**Data extracted from a collection**

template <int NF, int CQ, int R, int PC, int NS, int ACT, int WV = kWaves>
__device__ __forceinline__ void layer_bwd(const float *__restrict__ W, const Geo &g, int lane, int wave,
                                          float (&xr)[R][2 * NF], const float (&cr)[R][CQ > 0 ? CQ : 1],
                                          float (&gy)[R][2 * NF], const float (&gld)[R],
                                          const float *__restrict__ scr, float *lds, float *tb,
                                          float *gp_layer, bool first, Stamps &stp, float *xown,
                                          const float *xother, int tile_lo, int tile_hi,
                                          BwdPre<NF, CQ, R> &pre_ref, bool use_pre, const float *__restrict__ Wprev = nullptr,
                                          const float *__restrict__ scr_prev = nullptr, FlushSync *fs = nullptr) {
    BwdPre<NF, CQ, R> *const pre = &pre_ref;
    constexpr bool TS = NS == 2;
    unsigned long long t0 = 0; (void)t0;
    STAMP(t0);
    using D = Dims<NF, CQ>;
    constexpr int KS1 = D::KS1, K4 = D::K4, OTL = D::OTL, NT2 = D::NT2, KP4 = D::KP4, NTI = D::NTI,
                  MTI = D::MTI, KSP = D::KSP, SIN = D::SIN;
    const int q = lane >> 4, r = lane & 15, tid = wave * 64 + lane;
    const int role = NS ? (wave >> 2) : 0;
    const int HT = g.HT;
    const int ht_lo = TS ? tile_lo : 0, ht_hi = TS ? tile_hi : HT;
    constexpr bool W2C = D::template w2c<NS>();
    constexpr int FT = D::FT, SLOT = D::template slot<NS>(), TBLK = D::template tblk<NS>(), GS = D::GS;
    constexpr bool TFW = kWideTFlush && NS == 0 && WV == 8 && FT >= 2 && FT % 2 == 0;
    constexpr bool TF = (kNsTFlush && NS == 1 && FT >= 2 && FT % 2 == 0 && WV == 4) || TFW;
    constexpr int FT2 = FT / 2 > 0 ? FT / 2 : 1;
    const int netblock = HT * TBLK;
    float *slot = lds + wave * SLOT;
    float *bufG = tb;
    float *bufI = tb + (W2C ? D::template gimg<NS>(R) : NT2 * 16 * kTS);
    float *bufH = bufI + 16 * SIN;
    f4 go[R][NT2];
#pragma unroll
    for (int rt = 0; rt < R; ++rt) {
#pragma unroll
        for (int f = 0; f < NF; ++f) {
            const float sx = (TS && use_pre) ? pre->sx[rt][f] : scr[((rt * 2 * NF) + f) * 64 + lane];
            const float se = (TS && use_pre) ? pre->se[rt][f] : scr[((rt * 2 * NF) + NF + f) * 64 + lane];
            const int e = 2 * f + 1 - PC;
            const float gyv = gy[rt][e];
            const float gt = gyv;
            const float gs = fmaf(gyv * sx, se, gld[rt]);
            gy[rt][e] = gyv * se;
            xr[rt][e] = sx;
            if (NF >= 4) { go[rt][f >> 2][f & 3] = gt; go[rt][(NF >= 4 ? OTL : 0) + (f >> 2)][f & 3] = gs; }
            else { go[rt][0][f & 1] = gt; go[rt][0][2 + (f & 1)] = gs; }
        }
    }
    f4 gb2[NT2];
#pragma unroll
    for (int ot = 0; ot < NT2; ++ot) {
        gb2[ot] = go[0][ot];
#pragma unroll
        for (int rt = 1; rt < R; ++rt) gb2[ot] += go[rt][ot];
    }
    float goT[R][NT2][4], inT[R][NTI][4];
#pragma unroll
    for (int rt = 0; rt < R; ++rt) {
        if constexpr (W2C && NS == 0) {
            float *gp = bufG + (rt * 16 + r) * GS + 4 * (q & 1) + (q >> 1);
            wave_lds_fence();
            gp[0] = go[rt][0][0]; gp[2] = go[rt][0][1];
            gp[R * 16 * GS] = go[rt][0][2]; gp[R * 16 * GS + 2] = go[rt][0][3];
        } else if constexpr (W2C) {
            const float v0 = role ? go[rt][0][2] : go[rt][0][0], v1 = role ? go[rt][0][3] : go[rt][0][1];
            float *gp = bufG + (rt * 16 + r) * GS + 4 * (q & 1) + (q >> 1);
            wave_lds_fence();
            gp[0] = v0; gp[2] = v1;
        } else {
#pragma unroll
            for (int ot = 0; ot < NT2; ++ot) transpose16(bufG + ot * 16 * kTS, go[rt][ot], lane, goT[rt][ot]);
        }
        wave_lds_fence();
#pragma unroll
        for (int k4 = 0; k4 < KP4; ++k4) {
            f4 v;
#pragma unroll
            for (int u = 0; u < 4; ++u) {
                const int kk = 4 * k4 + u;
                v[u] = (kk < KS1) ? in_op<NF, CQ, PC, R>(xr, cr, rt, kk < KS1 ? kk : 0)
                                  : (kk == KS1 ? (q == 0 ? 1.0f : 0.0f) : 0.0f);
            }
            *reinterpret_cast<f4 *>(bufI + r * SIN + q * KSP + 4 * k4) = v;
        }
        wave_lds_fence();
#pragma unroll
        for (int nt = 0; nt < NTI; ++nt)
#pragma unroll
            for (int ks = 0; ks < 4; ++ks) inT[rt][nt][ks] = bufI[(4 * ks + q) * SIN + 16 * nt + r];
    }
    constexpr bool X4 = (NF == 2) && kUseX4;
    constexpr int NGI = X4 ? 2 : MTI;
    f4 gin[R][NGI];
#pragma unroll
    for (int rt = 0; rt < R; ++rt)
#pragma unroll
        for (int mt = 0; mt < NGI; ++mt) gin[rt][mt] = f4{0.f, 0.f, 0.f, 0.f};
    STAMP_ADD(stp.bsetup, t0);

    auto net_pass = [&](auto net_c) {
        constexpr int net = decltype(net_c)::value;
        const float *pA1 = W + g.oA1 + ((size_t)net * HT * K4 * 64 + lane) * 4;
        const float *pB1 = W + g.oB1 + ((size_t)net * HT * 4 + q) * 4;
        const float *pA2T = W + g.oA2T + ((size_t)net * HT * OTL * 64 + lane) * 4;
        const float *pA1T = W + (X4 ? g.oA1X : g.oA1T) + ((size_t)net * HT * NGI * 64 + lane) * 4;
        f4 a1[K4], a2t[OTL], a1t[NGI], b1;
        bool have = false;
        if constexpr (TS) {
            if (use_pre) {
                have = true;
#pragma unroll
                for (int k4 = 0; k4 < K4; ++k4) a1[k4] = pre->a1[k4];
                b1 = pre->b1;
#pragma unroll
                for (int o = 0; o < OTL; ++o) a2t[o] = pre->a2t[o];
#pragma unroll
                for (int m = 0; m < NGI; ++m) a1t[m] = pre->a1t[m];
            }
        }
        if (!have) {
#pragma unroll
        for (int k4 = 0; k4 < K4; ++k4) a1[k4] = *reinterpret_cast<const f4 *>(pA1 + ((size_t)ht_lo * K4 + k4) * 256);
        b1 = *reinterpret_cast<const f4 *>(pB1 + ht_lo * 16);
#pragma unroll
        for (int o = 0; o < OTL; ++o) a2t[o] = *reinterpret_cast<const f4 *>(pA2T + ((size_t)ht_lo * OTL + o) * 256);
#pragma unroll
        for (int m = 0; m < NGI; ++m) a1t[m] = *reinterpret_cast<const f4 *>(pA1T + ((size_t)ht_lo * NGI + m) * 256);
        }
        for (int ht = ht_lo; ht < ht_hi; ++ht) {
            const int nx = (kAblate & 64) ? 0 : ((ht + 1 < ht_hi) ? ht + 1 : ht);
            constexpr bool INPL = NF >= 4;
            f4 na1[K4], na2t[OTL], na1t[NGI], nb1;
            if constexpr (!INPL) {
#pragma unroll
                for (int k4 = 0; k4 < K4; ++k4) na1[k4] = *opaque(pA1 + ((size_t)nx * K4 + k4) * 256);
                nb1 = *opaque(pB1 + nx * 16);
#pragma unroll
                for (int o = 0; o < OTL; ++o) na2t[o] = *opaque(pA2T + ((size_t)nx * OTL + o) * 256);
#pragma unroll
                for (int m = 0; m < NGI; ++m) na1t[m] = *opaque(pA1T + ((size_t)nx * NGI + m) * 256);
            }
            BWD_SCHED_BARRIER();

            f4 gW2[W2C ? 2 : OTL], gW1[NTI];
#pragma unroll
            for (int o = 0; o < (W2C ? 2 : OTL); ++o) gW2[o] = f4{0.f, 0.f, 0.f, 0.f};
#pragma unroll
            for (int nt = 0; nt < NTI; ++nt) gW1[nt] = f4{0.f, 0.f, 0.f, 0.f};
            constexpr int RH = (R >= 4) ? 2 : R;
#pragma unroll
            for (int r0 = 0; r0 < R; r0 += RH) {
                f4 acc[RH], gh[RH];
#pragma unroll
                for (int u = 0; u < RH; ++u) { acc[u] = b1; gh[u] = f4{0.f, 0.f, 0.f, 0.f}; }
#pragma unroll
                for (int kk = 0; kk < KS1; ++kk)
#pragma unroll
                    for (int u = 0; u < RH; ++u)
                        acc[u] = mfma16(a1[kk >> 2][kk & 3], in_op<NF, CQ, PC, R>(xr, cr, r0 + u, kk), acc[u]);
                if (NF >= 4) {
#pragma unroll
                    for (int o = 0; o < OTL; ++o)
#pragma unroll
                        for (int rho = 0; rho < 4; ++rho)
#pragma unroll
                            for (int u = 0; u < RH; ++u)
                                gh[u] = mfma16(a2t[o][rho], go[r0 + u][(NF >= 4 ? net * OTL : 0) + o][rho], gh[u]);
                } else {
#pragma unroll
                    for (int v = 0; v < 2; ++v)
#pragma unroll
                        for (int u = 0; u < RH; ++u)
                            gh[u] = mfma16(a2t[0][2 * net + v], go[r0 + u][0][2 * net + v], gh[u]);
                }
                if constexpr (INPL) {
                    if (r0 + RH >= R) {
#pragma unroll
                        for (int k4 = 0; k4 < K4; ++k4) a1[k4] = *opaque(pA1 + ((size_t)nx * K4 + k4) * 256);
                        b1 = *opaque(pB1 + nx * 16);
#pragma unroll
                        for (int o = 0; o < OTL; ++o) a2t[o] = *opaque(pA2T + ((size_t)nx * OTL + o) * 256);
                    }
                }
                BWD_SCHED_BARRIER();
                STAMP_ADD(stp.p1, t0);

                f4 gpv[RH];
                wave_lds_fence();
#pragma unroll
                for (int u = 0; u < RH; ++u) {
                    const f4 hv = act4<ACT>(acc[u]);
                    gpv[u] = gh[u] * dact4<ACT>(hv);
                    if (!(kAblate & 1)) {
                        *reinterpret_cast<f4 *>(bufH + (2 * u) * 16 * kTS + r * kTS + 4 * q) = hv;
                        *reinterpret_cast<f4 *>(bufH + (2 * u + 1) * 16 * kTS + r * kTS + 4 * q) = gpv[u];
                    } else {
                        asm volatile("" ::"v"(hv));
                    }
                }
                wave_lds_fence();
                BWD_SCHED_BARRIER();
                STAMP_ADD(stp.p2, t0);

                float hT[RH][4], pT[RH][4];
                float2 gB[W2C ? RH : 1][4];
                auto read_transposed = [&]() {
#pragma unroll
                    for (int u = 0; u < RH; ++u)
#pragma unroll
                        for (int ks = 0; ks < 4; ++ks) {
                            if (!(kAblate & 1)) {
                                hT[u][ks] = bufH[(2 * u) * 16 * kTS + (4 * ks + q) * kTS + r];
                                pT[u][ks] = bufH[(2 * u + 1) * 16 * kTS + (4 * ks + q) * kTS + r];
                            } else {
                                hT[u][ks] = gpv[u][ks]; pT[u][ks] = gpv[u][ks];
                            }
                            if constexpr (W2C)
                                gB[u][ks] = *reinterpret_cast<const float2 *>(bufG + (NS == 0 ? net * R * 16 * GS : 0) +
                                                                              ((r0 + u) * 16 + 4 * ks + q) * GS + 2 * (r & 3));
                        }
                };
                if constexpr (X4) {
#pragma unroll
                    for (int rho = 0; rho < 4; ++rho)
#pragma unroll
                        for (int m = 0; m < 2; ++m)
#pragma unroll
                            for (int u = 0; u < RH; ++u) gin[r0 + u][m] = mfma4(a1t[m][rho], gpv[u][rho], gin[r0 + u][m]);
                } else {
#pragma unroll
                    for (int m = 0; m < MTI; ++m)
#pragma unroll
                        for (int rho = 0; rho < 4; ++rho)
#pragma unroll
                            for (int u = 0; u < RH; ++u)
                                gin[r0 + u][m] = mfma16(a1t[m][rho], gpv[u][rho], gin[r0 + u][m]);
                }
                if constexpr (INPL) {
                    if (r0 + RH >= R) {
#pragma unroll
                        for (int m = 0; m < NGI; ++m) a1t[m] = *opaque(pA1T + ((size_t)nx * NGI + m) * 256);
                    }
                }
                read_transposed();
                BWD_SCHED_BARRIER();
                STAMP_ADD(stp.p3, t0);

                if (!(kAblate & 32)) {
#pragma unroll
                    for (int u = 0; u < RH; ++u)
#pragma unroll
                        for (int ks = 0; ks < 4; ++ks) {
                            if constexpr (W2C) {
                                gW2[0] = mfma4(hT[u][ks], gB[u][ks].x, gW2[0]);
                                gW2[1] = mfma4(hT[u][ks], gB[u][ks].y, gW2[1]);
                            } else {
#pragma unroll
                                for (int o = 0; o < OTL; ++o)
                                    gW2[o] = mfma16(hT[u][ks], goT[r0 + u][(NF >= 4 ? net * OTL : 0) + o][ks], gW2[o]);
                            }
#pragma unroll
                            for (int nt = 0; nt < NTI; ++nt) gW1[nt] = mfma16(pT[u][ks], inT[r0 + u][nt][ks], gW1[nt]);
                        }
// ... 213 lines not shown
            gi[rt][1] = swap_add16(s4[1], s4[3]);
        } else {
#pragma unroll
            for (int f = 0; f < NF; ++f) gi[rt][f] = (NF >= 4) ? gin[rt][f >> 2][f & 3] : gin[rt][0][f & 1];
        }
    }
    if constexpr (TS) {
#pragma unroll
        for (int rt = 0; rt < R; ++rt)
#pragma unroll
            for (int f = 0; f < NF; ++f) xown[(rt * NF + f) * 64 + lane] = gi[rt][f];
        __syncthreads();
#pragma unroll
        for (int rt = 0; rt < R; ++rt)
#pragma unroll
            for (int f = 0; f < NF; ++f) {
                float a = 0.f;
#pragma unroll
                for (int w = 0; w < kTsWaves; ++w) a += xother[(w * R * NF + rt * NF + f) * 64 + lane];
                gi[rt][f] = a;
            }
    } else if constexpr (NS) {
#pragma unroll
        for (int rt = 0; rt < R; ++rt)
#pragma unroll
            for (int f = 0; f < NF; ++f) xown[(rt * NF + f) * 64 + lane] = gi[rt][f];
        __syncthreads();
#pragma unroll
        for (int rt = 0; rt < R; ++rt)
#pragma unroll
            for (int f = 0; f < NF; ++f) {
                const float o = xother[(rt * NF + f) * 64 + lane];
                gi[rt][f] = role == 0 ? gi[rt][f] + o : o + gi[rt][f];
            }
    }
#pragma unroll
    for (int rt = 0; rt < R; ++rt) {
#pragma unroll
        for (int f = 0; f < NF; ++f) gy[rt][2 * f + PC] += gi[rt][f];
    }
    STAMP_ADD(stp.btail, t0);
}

**Work request**
A word-for-word copy of the entries, from the first line through the line containing "using D = Dims<NF, CQ>;", is the whole answer.

**Answer box**
template <int NF, int CQ, int R, int PC, int NS, int ACT, int WV = kWaves>
__device__ __forceinline__ void layer_bwd(const float *__restrict__ W, const Geo &g, int lane, int wave,
                                          float (&xr)[R][2 * NF], const float (&cr)[R][CQ > 0 ? CQ : 1],
                                          float (&gy)[R][2 * NF], const float (&gld)[R],
                                          const float *__restrict__ scr, float *lds, float *tb,
                                          float *gp_layer, bool first, Stamps &stp, float *xown,
                                          const float *xother, int tile_lo, int tile_hi,
                                          BwdPre<NF, CQ, R> &pre_ref, bool use_pre, const float *__restrict__ Wprev = nullptr,
                                          const float *__restrict__ scr_prev = nullptr, FlushSync *fs = nullptr) {
    BwdPre<NF, CQ, R> *const pre = &pre_ref;
    constexpr bool TS = NS == 2;
    unsigned long long t0 = 0; (void)t0;
    STAMP(t0);
    using D = Dims<NF, CQ>;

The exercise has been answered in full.